Find all lines below containing the string "long" and return them.

### SUPPLIED RECORDS
=== Section Start ===

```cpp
extern "C" int32_t trec_score_blockmax_i8_rows_per_workgroup(int32_t top_k)
{
    if (trec_get_tuning("blockmax_i8_mfma", 1) == 0) return 4 * 4 * 32;
    const int waves = trec_get_tuning("blockmax_i8_waves", 4) == 8 ? 8 : 4;
    const int users = trec_get_tuning("blockmax_i8_users", top_k > 10 ? 128 : 192) == 192 ? 192 : 128;
    return waves * users;
}

extern "C" int trec_score_user_err_i8(const float* user_stats, const float* user_bias, const float* gstats, int32_t kdim,
                                      int64_t n_users, const float* scales, const float* wg_scale, int32_t wg_rows,
                                      float* r_err, void* stream)
{
    TREC_REQUIRE(user_stats && gstats && r_err && kdim >= 1, "trec_score_user_err_i8: bad arguments");
    TREC_REQUIRE((wg_scale && wg_rows >= 1) || scales, "trec_score_user_err_i8: need wg_scale + wg_rows or scales");
    TREC_REQUIRE(((uintptr_t)r_err % 16) == 0, "trec_score_user_err_i8: r_err must be 16-byte aligned");
    if (n_users == 0) return TREC_OK;
    hipLaunchKernelGGL(user_err_i8_kernel, dim3((unsigned)ceil_div64(n_users, 256)), dim3(256), 0, (hipStream_t)stream,
                       (const float2*)user_stats, user_bias, gstats, kdim, n_users, scales, wg_scale, wg_rows, r_err);
    return trec_check_launch("trec_score_user_err_i8");
}

extern "C" int trec_score_gemm_blockmax_i8(const void* users_q, const void* items_q, int32_t kpad, int64_t n_users,
                                           int64_t n_items, const float* user_bias, const int32_t* item_bias_q,
                                           const float* scales, const float* sb_stats, int32_t sb_rows, int32_t n_chunks,
                                           float* blockmax, int64_t bm_stride, const float* user_err, float* chunk_top,
                                           int32_t top_k, const float* wg_scale, const int32_t* wg_class, int32_t wg_rows,
                                           void* stream)
{
    const int top_tag = (top_k & 0x100) ? 1 : 0;
    top_k &= 0xff;
    TREC_REQUIRE(!wg_scale || wg_rows == trec_score_blockmax_i8_rows_per_workgroup(top_k ? top_k : 10),
                 "trec_score_gemm_blockmax_i8: the user operand was laid out for another workgroup height (tuning changed since the preparation?)");
    TREC_REQUIRE(users_q && items_q && (scales || wg_scale) && sb_stats && blockmax && bm_stride >= n_users, "trec_score_gemm_blockmax_i8: bad arguments");
    TREC_REQUIRE(!wg_class || wg_scale, "trec_score_gemm_blockmax_i8: wg_class comes with wg_scale");
    TREC_REQUIRE(kpad == 64 || kpad == 128, "trec_score_gemm_blockmax_i8: kpad must be 64 or 128");
    TREC_REQUIRE(sb_rows >= BNQ && sb_rows % BNQ == 0, "trec_score_gemm_blockmax_i8: sb_rows must be a multiple of 128");
    TREC_REQUIRE(n_users >= 1 && n_items >= 1 && n_chunks >= 1, "trec_score_gemm_blockmax_i8: empty operand");
    TREC_REQUIRE(n_items < (int64_t)1 << 31 && n_users < (int64_t)1 << 31, "trec_score_gemm_blockmax_i8: sizes must fit int32");
    TREC_REQUIRE((chunk_top != nullptr) == (user_err != nullptr) && (chunk_top ? (top_k == 10 || top_k == 16) : top_k == 0),
                 "trec_score_gemm_blockmax_i8: user_err, chunk_top and top_k (10 or 16) come together");
    ScoreParams p = {};
    p.R = users_q; p.T = items_q; p.n_r = n_users; p.n_t = n_items;
    p.chunk_len = ceil_div64(ceil_div64(n_items, n_chunks), sb_rows) * sb_rows;
    p.n_chunks = (int)ceil_div64(n_items, p.chunk_len);
    p.r_bias = user_bias; p.t_bias = (const float*)item_bias_q;
    p.blockmax = blockmax; p.bm_stride = bm_stride;
    p.scales = scales; p.sb_stats = sb_stats; p.r_err = user_err; p.chunk_top = chunk_top; p.top_k = top_k;
    p.top_tag = top_tag;
    TREC_REQUIRE(!top_tag || (top_k && p.chunk_len / sb_rows <= (1 << TREC_LB_TAG_BITS)),
                 "trec_score_gemm_blockmax_i8: tagged lower bounds need the lists and chunks of at most 4096 superblocks");
    p.wg_scale = wg_scale; p.wg_class = item_bias_q ? wg_class : nullptr; p.bias_stride = n_items;
    hipStream_t st = (hipStream_t)stream;
    const bool bias = user_bias || item_bias_q;
    if (trec_get_tuning("blockmax_i8_mfma", 1) != 0) {
#define TREC_I8X3(KTV, TKV, NUBV, NWV, BTV) (bias ? launch_i8x16<KTV, true, TKV, NUBV, NWV, BTV>(p, sb_rows, st) : launch_i8x16<KTV, false, TKV, NUBV, NWV, BTV>(p, sb_rows, st))
#define TREC_I8X2(KTV, TKV, NUBV, NWV) (tile == 256 && sb_rows % 256 == 0 ? TREC_I8X3(KTV, TKV, NUBV, NWV, 256) : TREC_I8X3(KTV, TKV, NUBV, NWV, 128))
#define TREC_I8X(KTV, TKV) (users == 192 ? (waves == 8 ? TREC_I8X2(KTV, TKV, 12, 8) : TREC_I8X2(KTV, TKV, 12, 4)) \
                                       : (waves == 8 ? TREC_I8X2(KTV, TKV, 8, 8) : TREC_I8X2(KTV, TKV, 8, 4)))
        const int tile = trec_get_tuning("blockmax_i8_tile", 128);
        const int waves = trec_get_tuning("blockmax_i8_waves", 4);
        const int users = trec_get_tuning("blockmax_i8_users", top_k > 10 ? 128 : 192);
        const int rdl = trec_get_tuning("blockmax_i8_rdlate", 1);
        if (kpad == 128 && top_k == 10 && users == 192 && waves == 4 && tile == 128 && rdl != 1) {
            if (rdl == 2) return bias ? launch_i8x16<128, true, 10, 12, 4, 128, 2>(p, sb_rows, st) : launch_i8x16<128, false, 10, 12, 4, 128, 2>(p, sb_rows, st);
            if (rdl == 3) return bias ? launch_i8x16<128, true, 10, 12, 4, 128, 3>(p, sb_rows, st) : launch_i8x16<128, false, 10, 12, 4, 128, 3>(p, sb_rows, st);
            return bias ? launch_i8x16<128, true, 10, 12, 4, 128, 0>(p, sb_rows, st) : launch_i8x16<128, false, 10, 12, 4, 128, 0>(p, sb_rows, st);
        }
        if (kpad == 128) return top_k == 0 ? TREC_I8X(128, 0) : (top_k == 10 ? TREC_I8X(128, 10) : TREC_I8X(128, 16));
        return top_k == 0 ? TREC_I8X(64, 0) : (top_k == 10 ? TREC_I8X(64, 10) : TREC_I8X(64, 16));
#undef TREC_I8X
#undef TREC_I8X2
#undef TREC_I8X3
    }
#define TREC_I8(KTV, TKV) (bias ? launch_i8<KTV, true, 4, 2, TKV>(p, sb_rows, st) : launch_i8<KTV, false, 4, 2, TKV>(p, sb_rows, st))
    if (kpad == 128) return top_k == 0 ? TREC_I8(128, 0) : (top_k == 10 ? TREC_I8(128, 10) : TREC_I8(128, 16));
    return top_k == 0 ? TREC_I8(64, 0) : (top_k == 10 ? TREC_I8(64, 10) : TREC_I8(64, 16));
#undef TREC_I8
}
```

Measured before the change: 11210 billion predictions/s.

## Use three-buffer LDS ring with counted vmcnt waits in int8 blockmax kernel

Replaces the double-buffered tile staging in the int8 16x16x64 blockmax kernel with a configurable ring of three LDS buffers. It issues two tiles ahead and waits with a counted vmcnt instead of draining all loads each iteration. It also restructures the loop by super-block, using a compile-time super-block size when possible and scalar-address loads for the stats, and simplifies address arithmetic with incrementing pointers. LDS use grows by half a tile set per block, which may reduce occupancy. Optional clock-stamp instrumentation is added behind a compile flag.

```diff
diff --git a/tensorrec_amd/csrc/score_blockmax_i8.hip b/tensorrec_amd/csrc/score_blockmax_i8.hip
--- a/tensorrec_amd/csrc/score_blockmax_i8.hip
+++ b/tensorrec_amd/csrc/score_blockmax_i8.hip
@@ -215,7 +215,19 @@
     }
 }
 
-template <int KT, bool BIAS, int TK, int NUB, int NW, int BT, int RDL = 1>
+#ifdef TREC_I8_DIAG
+constexpr int I8_DIAG_WAVES = 1 << 19;
+__device__ unsigned long long g_i8_clk[(size_t)I8_DIAG_WAVES * 4];
+#define TREC_I8_STAMP() ([]() { __builtin_amdgcn_sched_barrier(0); const unsigned long long c_ = __builtin_amdgcn_s_memtime(); __builtin_amdgcn_sched_barrier(0); return c_; }())
+#endif
+
+template <int N> __device__ __forceinline__ void vm_wait()
+{
+    static_assert(N >= 0 && N < 64, "vmcnt is a 6-bit counter");
+    __builtin_amdgcn_s_waitcnt((N & 15) | ((N >> 4) << 14) | 0x0f70);
+}
+
+template <int KT, bool BIAS, int TK, int NUB, int NW, int BT, int RDL = 1, int RING = 3, int SBT = 0>
 __global__ __launch_bounds__(NW * 64, 8 / NW) void blockmax_i8x16_kernel(ScoreParams p)
 {
     constexpr int NT = NW * 64;
@@ -226,12 +238,16 @@
     constexpr int KS = KT / 64;
     constexpr int TILE_BYTES = BT * RB;
     constexpr int NSLOT = BT * CH / NT;
+    constexpr int SLOT_ROWS = NT / CH;
     constexpr int NBLK = BT / 16;
     constexpr int NSTEP = NBLK * KS;
     static_assert(KT == 64 || KT == 128, "int8 16x16x64 BLOCKMAX covers K = 64 / 128");
+    static_assert(RING >= 2 && RING <= 4, "two to four tile buffers");
+    static_assert(SLOT_ROWS % 8 == 0, "a thread's requests must share one swizzle");
+    static_assert((RING - 2) * (NSLOT + 1) < 64, "the counted wait must fit vmcnt");
 
     extern __shared__ __attribute__((aligned(16))) char smem[];
-    int* side = (int*)(smem + 2 * TILE_BYTES);
+    int* side = (int*)(smem + RING * TILE_BYTES);
 
     const int tid = threadIdx.x;
     const int lane = tid & 63;
@@ -240,10 +256,16 @@
     const int rblock = blockIdx.x % p.n_rblocks;
     const int chunk = blockIdx.x / p.n_rblocks;
     if (p.wg_scale && p.wg_scale[rblock] == 0.f) return;
+#ifdef TREC_I8_DIAG
+    const unsigned long long dg_t0 = TREC_I8_STAMP();
+    unsigned long long dg_a = 0, dg_b = 0, dg_c = 0, dg_rel = 0;
+#endif
     const int64_t r_base = ((int64_t)rblock * NW + wave) * (NUB * 16);
     const int64_t t_begin = (int64_t)chunk * p.chunk_len;
     const int64_t t_end = (t_begin + p.chunk_len < p.n_t) ? t_begin + p.chunk_len : p.n_t;
     const int n_tiles = (int)((t_end - t_begin + BT - 1) / BT);
+    const int last_rows = (int)(t_end - t_begin) - (n_tiles - 1) * BT;
+    const int n_plain = last_rows < BT ? n_tiles - 1 : n_tiles;
     auto swz = [](int row) { return CH == 8 ? (row & 7) : ((row >> 1) & 3); };
 
     v4i32 rfq[NUB][KS];
@@ -255,13 +277,14 @@
 #pragma unroll
         for (int ks = 0; ks < KS; ++ks) rfq[ub][ks] = *(const v4i32*)(src + (ks * 4 + g) * 16);
     }
-    int64_t own_u[OW];
+    const int own_l = OW * g * 16 + lu;
+    const int own_n = (int)((p.n_r - r_base < NUB * 16) ? (p.n_r - r_base > 0 ? p.n_r - r_base : 0) : NUB * 16);
     float own_bias[OW], e_nx[OW], e_ex[OW], e_cu[OW];
     float top[TK ? OW : 1][TK ? TK : 1];
 #pragma unroll
     for (int o = 0; o < OW; ++o) {
-        own_u[o] = r_base + (OW * g + o) * 16 + lu;
-        const int64_t row = own_u[o] < p.n_r ? own_u[o] : p.n_r - 1;
+        const int64_t u = r_base + own_l + 16 * o;
+        const int64_t row = u < p.n_r ? u : p.n_r - 1;
         own_bias[o] = (BIAS && p.r_bias) ? p.r_bias[row] : 0.f;
         if (TK) {
             e_nx[o] = p.r_err[row * 4]; e_ex[o] = p.r_err[row * 4 + 1]; e_cu[o] = p.r_err[row * 4 + 2];
@@ -270,41 +293,52 @@
         }
     }
 
-    int slot_off[NSLOT];
-#pragma unroll
-    for (int i = 0; i < NSLOT; ++i) {
-        const int q = i * NT + tid;
-        const int row = q / CH, pc = q % CH;
-        slot_off[i] = row * RB + ((pc ^ swz(row)) * 16);
-    }
-    const char* t_chunk = (const char*)p.T + t_begin * (int64_t)RB;
+    const unsigned slot0 = (unsigned)((tid / CH) * RB + (((tid % CH) ^ swz(tid / CH)) * 16));
     const int* t_bias_q = p.t_bias ? (const int*)p.t_bias + (p.wg_class ? (int64_t)p.wg_class[rblock] * p.bias_stride : 0) : nullptr;
-    auto stage_issue = [&](int tile, int buf) {
-        const int64_t row0 = t_begin + (int64_t)tile * BT;
-        const bool clamp = row0 + BT > p.n_t;
+    const bool bias_dma = BIAS && t_bias_q != nullptr && wave < BT / 64;
+    const char* src_tile = (const char*)p.T + t_begin * (int64_t)RB;
+    const int* src_bias = t_bias_q ? t_bias_q + t_begin + wave * 64 : nullptr;
+    int t_req = 0, buf_req = 0;
+    auto stage_issue = [&](auto clampc) __attribute__((always_inline)) {
+        constexpr bool CLAMPED = decltype(clampc)::value;
+        char* dst = smem + buf_req * TILE_BYTES;
+#pragma unroll
+        for (int i = 0; i < NSLOT; ++i) {
+            const char* src = src_tile + i * (SLOT_ROWS * RB) + slot0;
+            if (CLAMPED) {
+                const int row = i * SLOT_ROWS + tid / CH;
+                if (row > last_rows - 1) src -= (row - (last_rows - 1)) * RB;
+            }
+            __builtin_amdgcn_global_load_lds((const __attribute__((address_space(1))) void*)src,
+                                             (__attribute__((address_space(3))) void*)(dst + (i * NT + wave * 64) * 16), 16, 0, 0);
+        }
         if (BIAS && wave < BT / 64) {
-            int64_t gi = row0 + wave * 64 + lane;
-            if (gi >= p.n_t) gi = p.n_t - 1;
             if (t_bias_q) {
-                __builtin_amdgcn_global_load_lds((const __attribute__((address_space(1))) void*)(t_bias_q + gi),
-                                                 (__attribute__((address_space(3))) void*)(side + buf * BT + wave * 64), 4, 0, 0);
+                int bl = lane;
+                if (CLAMPED && wave * 64 + lane > last_rows - 1) bl = last_rows - 1 - wave * 64;
+                __builtin_amdgcn_global_load_lds((const __attribute__((address_space(1))) void*)(src_bias + bl),
+                                                 (__attribute__((address_space(3))) void*)(side + buf_req * BT + wave * 64), 4, 0, 0);
             } else {
-                side[buf * BT + wave * 64 + lane] = 0;
-            }
-        }
-        const char* tile_base = t_chunk + (int64_t)tile * (BT * RB);
-#pragma unroll
-        for (int i = 0; i < NSLOT; ++i) {
-            int off = slot_off[i];
-            if (clamp) {
-                const int last = (int)(p.n_t - 1 - row0);
-                const int row = (i * NT + tid) / CH;
-                if (row > last) off -= (row - last) * RB;
-            }
-            char* dst = smem + buf * TILE_BYTES + (i * NT + wave * 64) * 16;
-            __builtin_amdgcn_global_load_lds((const __attribute__((address_space(1))) void*)(tile_base + off),
-                                             (__attribute__((address_space(3))) void*)dst, 16, 0, 0);
-        }
+                side[buf_req * BT + wave * 64 + lane] = 0;
+            }
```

=== Section End ===

### RESPONSE TO THIS EXERCISE
+__device__ unsigned long long g_i8_clk[(size_t)I8_DIAG_WAVES * 4];
+#define TREC_I8_STAMP() ([]() { __builtin_amdgcn_sched_barrier(0); const unsigned long long c_ = __builtin_amdgcn_s_memtime(); __builtin_amdgcn_sched_barrier(0); return c_; }())
+    const unsigned long long dg_t0 = TREC_I8_STAMP();
+    unsigned long long dg_a = 0, dg_b = 0, dg_c = 0, dg_rel = 0;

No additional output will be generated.